> **INFORMATION PROVIDED**:
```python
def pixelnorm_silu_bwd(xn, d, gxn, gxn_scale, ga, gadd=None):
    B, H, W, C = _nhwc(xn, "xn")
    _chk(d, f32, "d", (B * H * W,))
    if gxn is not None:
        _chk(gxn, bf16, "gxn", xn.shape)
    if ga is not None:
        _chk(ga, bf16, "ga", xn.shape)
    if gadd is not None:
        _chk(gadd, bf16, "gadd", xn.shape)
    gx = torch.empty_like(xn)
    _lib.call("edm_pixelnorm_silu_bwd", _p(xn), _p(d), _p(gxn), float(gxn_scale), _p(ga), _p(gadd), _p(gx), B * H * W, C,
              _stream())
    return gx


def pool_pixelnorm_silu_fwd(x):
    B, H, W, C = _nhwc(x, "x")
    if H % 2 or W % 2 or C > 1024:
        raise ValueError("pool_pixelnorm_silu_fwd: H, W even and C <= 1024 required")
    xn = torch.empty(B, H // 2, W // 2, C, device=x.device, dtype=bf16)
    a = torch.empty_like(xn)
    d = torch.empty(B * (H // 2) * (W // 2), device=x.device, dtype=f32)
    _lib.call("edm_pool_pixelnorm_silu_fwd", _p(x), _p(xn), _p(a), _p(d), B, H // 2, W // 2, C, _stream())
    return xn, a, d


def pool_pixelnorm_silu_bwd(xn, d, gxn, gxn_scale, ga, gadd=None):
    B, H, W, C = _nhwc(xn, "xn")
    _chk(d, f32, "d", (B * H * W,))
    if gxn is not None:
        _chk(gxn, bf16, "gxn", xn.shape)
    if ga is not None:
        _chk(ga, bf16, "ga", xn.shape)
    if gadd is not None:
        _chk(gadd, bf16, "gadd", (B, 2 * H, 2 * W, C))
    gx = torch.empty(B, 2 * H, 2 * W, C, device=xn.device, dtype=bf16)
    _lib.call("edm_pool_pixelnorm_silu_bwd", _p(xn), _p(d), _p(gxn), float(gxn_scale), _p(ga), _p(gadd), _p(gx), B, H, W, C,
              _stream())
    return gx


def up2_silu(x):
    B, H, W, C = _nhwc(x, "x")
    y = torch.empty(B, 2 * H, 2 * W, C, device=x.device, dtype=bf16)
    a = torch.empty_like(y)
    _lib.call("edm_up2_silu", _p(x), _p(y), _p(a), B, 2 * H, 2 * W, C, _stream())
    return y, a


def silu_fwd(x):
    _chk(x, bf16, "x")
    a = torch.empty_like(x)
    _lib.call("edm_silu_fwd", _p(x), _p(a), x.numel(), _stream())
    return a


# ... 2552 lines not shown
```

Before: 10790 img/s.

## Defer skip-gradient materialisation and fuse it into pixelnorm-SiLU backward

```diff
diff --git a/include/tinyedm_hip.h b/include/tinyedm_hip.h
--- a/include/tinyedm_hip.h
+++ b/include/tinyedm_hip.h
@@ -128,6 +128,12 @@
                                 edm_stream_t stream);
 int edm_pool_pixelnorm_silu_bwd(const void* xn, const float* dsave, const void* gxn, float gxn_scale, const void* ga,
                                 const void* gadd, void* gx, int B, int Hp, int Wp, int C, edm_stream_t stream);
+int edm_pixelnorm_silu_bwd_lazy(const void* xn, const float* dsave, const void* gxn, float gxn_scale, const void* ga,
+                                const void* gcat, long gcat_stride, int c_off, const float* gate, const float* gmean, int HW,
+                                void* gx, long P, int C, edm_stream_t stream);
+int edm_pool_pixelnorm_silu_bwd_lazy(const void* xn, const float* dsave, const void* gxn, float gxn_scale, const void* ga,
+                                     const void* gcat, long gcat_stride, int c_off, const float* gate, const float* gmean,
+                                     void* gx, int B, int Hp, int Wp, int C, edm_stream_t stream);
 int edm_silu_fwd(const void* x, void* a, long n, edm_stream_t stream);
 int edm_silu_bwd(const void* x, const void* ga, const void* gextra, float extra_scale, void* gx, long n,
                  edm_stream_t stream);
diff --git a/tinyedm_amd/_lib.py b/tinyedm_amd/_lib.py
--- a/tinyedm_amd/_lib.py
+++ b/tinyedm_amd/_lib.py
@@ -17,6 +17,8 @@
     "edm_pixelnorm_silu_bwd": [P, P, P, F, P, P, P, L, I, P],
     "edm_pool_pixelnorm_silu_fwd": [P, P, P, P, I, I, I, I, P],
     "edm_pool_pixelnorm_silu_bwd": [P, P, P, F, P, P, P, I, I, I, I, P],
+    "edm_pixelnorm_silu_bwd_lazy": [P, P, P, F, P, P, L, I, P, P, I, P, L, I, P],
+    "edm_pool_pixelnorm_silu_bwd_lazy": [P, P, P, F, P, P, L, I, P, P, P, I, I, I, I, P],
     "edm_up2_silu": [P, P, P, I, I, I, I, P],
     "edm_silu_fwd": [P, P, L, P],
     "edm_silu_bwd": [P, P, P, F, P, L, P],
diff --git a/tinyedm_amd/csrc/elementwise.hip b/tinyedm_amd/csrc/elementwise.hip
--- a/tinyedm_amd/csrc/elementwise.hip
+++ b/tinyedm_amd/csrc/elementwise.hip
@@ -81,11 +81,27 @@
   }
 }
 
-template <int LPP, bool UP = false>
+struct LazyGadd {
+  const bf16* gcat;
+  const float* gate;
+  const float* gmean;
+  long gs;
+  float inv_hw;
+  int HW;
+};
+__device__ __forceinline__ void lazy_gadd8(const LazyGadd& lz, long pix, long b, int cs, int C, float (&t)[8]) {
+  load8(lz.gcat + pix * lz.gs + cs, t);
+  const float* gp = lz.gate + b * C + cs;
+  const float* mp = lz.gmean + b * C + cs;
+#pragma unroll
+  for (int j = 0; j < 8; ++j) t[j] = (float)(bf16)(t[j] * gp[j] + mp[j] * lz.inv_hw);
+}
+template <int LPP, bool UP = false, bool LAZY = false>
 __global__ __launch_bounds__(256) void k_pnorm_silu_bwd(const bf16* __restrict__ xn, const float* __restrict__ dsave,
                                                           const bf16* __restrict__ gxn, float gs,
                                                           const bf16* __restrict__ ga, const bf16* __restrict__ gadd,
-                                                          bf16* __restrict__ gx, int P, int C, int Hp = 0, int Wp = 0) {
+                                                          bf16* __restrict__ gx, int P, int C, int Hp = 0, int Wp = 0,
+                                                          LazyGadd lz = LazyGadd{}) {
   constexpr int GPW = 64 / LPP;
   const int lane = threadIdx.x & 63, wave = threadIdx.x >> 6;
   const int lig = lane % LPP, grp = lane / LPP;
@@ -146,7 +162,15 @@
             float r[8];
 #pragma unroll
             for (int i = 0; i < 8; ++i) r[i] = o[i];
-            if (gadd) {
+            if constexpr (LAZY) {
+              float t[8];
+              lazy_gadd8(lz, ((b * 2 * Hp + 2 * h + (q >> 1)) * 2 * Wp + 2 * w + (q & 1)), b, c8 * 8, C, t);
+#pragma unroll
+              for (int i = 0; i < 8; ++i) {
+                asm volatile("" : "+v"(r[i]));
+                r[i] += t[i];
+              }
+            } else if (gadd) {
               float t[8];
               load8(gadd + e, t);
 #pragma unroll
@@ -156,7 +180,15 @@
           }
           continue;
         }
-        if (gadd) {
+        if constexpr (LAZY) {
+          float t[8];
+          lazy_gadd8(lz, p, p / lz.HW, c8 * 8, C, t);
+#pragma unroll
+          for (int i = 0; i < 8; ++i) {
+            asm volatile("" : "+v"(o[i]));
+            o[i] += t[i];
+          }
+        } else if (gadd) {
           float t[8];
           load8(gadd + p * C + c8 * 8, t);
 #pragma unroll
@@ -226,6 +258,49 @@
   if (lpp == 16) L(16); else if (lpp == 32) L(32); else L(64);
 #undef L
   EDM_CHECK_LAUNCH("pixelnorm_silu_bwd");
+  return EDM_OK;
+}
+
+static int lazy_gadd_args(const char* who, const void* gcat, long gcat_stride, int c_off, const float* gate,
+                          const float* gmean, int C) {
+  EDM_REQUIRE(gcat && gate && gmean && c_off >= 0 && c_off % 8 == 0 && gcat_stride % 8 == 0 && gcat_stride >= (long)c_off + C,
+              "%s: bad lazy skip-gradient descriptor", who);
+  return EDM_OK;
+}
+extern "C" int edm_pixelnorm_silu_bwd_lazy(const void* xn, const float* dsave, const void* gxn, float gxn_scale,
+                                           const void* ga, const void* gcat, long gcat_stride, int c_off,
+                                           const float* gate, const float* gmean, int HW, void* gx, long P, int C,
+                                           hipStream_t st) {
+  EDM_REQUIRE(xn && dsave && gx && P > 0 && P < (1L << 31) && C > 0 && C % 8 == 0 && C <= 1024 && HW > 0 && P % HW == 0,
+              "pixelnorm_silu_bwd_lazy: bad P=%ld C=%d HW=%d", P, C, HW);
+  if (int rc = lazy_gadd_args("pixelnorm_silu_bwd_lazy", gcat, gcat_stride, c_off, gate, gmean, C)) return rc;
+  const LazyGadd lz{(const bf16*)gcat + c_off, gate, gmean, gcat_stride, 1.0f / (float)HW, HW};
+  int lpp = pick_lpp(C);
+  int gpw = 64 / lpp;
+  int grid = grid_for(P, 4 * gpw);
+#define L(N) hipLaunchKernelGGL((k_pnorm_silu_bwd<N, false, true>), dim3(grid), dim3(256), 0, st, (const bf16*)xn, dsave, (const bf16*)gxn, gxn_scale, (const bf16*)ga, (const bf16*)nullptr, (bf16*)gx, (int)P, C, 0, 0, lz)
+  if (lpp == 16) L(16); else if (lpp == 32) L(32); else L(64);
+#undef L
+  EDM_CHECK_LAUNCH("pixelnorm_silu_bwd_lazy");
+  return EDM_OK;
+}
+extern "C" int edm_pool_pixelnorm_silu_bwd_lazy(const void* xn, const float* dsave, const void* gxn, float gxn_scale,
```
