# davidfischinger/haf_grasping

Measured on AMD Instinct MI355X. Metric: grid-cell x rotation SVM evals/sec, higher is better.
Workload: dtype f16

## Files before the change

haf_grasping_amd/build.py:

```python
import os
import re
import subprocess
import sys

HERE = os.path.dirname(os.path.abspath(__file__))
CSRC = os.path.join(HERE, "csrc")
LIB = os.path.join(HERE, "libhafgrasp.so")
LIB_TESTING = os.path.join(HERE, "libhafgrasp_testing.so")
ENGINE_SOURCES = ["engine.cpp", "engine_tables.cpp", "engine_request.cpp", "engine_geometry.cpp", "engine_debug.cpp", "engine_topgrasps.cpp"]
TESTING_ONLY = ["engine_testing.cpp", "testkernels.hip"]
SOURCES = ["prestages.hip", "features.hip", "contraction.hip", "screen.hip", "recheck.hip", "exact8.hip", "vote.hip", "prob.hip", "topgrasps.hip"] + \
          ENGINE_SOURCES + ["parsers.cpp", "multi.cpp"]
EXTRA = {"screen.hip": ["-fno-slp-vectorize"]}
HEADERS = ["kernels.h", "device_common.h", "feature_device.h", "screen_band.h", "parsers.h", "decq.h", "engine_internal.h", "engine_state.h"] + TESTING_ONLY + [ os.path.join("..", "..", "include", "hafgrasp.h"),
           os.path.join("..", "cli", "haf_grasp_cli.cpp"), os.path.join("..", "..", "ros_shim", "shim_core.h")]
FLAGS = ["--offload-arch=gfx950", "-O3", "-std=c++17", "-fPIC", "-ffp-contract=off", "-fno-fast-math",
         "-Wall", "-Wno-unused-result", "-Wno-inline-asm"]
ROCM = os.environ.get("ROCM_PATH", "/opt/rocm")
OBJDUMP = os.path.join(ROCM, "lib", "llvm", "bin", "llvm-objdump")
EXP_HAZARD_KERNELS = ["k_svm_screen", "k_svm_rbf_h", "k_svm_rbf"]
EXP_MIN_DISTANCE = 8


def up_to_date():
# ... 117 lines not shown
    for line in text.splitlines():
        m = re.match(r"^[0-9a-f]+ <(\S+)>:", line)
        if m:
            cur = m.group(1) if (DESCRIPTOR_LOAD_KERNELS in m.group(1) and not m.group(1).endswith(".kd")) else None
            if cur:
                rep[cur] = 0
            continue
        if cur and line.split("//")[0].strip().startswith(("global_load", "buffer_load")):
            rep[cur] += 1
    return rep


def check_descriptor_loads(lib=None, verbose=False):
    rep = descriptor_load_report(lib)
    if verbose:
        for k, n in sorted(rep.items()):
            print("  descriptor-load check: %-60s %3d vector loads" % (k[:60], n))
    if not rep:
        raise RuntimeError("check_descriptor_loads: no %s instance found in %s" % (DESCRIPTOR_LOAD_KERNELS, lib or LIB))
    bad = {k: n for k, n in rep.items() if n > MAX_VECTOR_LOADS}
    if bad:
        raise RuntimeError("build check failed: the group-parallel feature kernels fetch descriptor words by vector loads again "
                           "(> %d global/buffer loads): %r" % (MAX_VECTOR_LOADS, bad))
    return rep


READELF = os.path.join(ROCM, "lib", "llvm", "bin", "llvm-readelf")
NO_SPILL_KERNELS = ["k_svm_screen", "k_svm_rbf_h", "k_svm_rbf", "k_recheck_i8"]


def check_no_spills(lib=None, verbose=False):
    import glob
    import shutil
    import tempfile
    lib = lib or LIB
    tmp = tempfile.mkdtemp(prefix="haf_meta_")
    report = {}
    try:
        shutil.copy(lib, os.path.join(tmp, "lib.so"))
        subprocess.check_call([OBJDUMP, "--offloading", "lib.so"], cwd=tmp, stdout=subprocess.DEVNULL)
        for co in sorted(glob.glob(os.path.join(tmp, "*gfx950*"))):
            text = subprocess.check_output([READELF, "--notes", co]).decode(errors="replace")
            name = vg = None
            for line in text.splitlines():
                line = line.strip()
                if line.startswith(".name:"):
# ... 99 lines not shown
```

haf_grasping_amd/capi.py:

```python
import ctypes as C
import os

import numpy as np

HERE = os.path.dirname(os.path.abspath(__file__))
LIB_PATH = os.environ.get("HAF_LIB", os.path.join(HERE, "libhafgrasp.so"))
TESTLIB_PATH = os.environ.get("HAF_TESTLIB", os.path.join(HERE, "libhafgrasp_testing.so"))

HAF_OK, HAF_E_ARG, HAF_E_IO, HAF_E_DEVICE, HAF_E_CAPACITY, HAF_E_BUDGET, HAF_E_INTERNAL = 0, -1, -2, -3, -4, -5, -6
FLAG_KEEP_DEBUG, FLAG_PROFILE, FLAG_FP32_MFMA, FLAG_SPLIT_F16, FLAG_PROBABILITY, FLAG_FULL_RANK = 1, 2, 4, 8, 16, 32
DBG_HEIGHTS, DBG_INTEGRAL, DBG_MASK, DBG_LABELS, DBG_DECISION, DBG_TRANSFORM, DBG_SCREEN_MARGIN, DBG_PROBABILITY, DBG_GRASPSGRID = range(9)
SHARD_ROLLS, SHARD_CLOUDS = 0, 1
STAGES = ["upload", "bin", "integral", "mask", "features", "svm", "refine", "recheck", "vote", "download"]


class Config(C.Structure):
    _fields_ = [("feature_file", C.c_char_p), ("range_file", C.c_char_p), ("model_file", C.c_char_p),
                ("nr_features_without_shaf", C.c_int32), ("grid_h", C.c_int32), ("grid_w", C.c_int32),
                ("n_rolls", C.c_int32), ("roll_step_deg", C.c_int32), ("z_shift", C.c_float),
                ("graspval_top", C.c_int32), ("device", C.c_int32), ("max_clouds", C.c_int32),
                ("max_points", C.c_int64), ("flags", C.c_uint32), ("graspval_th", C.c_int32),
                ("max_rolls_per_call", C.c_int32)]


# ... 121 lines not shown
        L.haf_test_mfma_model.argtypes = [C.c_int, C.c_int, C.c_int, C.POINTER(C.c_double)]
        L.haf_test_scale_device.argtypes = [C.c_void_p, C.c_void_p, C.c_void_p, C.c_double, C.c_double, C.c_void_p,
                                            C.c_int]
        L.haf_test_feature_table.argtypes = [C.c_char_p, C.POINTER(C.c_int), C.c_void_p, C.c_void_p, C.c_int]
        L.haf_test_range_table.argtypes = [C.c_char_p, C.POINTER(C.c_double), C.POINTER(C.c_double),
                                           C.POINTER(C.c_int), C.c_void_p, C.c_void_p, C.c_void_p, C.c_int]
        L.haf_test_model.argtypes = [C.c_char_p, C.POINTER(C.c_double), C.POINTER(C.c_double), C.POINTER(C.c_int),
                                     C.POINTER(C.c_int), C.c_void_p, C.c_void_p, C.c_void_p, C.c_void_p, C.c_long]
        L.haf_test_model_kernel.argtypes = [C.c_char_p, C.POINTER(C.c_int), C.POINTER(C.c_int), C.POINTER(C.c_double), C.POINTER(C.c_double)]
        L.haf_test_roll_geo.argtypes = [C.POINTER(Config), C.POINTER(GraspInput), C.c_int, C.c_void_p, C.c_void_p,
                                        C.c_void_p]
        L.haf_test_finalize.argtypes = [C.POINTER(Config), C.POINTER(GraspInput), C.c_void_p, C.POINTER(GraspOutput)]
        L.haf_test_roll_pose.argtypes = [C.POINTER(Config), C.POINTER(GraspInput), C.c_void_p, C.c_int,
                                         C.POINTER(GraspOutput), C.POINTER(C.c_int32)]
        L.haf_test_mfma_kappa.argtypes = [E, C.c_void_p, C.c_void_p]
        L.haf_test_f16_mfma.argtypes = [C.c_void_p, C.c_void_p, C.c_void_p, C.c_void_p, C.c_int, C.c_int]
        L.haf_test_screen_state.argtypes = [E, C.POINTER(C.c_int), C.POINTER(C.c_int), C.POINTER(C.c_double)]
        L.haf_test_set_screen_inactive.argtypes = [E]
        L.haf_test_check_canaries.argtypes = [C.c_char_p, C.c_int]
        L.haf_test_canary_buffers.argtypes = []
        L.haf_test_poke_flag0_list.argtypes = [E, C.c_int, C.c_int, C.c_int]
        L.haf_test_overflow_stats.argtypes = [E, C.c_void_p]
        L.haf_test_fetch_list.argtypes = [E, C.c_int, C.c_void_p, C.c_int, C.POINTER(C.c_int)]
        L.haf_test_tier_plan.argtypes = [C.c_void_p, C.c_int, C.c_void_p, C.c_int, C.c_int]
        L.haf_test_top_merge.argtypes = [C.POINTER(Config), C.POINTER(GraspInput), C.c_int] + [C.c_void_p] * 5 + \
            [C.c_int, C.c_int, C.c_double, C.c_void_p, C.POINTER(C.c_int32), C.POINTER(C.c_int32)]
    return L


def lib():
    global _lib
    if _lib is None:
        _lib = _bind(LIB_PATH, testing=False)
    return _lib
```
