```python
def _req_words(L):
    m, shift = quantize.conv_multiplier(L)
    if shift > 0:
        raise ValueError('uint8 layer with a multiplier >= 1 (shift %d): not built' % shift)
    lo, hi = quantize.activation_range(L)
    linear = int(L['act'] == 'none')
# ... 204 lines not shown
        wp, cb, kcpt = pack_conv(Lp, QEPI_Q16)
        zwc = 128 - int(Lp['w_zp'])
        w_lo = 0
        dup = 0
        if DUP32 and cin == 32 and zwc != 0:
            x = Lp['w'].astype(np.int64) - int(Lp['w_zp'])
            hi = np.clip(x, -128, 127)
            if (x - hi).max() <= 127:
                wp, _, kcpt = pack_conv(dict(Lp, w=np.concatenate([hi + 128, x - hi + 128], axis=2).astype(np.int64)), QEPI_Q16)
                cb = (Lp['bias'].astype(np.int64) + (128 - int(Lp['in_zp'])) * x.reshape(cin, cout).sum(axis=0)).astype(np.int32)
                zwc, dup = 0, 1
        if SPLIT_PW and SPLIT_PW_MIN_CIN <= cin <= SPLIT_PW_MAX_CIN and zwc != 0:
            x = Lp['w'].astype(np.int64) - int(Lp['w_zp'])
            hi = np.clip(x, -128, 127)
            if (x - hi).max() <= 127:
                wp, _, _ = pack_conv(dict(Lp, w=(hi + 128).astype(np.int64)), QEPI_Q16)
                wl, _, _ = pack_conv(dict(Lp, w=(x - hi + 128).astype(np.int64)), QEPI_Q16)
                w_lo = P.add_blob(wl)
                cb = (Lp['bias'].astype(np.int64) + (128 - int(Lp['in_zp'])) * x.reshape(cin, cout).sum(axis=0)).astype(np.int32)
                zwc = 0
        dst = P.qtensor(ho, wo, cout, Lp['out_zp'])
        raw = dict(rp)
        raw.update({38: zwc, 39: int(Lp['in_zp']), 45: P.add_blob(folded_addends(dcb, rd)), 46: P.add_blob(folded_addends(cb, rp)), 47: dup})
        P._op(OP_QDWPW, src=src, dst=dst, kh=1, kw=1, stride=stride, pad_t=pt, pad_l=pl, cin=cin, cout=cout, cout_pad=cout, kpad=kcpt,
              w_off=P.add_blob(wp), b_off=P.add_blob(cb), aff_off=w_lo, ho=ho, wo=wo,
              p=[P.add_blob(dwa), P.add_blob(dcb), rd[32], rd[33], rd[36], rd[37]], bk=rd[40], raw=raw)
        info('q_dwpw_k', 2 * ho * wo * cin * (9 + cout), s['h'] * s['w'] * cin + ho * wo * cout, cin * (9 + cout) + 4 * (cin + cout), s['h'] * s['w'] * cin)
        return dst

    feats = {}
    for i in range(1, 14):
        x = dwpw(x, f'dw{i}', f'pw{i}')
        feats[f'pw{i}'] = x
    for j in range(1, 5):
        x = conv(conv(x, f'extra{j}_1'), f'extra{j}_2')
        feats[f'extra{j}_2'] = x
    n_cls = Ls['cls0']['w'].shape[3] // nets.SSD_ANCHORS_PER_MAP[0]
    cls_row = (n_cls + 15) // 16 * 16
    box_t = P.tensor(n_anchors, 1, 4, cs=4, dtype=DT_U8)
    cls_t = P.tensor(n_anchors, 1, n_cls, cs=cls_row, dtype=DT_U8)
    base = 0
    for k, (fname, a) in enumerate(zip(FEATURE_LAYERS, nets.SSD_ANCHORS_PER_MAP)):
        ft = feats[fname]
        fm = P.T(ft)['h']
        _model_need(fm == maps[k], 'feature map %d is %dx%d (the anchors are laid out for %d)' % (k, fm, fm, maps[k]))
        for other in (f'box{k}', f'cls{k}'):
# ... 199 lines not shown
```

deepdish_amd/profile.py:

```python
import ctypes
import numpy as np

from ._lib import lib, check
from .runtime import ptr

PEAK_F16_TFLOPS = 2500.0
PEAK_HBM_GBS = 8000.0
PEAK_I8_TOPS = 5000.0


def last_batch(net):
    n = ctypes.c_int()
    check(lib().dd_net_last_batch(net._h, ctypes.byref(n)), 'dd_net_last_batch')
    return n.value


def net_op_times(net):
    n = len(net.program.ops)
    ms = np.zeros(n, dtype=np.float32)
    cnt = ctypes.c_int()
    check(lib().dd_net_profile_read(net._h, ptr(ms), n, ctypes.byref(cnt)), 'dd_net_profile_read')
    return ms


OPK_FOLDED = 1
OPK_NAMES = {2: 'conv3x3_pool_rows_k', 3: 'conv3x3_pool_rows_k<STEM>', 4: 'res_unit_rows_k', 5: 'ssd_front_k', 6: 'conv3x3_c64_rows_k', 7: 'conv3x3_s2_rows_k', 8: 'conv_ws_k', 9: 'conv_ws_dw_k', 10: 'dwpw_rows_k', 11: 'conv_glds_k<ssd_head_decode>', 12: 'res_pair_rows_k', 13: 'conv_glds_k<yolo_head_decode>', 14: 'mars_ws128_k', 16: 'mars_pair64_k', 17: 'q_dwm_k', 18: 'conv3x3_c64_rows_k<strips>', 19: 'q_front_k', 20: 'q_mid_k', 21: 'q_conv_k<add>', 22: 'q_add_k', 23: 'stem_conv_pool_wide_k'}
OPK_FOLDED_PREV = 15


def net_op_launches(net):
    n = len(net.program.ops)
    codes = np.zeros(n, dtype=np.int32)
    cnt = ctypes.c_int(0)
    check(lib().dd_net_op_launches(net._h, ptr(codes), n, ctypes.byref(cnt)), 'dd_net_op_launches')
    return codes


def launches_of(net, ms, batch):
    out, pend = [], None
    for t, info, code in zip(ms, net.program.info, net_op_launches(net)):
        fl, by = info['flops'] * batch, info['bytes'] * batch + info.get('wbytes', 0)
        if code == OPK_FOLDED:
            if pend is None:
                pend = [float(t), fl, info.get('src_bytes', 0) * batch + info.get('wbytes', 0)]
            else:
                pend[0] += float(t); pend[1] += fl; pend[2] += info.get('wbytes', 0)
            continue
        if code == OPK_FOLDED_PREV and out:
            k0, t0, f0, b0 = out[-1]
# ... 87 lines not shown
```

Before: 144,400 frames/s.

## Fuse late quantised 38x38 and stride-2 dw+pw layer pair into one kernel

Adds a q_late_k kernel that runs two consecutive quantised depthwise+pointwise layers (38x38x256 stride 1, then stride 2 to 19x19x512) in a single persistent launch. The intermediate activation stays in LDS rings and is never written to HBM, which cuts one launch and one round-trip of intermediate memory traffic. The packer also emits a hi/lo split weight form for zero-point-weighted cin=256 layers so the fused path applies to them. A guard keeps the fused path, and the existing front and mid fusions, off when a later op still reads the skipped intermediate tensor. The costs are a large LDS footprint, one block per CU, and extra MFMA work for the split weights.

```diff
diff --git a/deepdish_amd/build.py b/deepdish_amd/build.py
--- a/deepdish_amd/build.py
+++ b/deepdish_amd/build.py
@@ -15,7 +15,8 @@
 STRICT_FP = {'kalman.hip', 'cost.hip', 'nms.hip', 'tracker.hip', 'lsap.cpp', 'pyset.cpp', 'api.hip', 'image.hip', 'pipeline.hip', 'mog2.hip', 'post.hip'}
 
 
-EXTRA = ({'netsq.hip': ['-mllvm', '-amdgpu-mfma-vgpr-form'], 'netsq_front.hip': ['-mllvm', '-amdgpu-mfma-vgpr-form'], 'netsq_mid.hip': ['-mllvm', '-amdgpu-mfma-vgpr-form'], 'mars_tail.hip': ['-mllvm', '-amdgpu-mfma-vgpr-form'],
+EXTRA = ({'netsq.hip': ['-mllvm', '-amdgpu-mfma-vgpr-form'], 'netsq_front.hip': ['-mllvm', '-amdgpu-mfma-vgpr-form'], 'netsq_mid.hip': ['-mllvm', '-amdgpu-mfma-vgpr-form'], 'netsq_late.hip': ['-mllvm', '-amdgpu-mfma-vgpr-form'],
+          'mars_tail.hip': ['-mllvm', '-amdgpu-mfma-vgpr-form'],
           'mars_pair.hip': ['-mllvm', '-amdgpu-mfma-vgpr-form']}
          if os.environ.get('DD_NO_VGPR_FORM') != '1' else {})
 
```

> **EXERCISE REQUIREMENTS**:
Scan the records above for the word "sorted". Show each line in which it appears.

> **EXERCISE RESULT**:
        for k, n in sorted(rep.items()):
        for co in sorted(glob.glob(os.path.join(tmp, "*gfx950*"))):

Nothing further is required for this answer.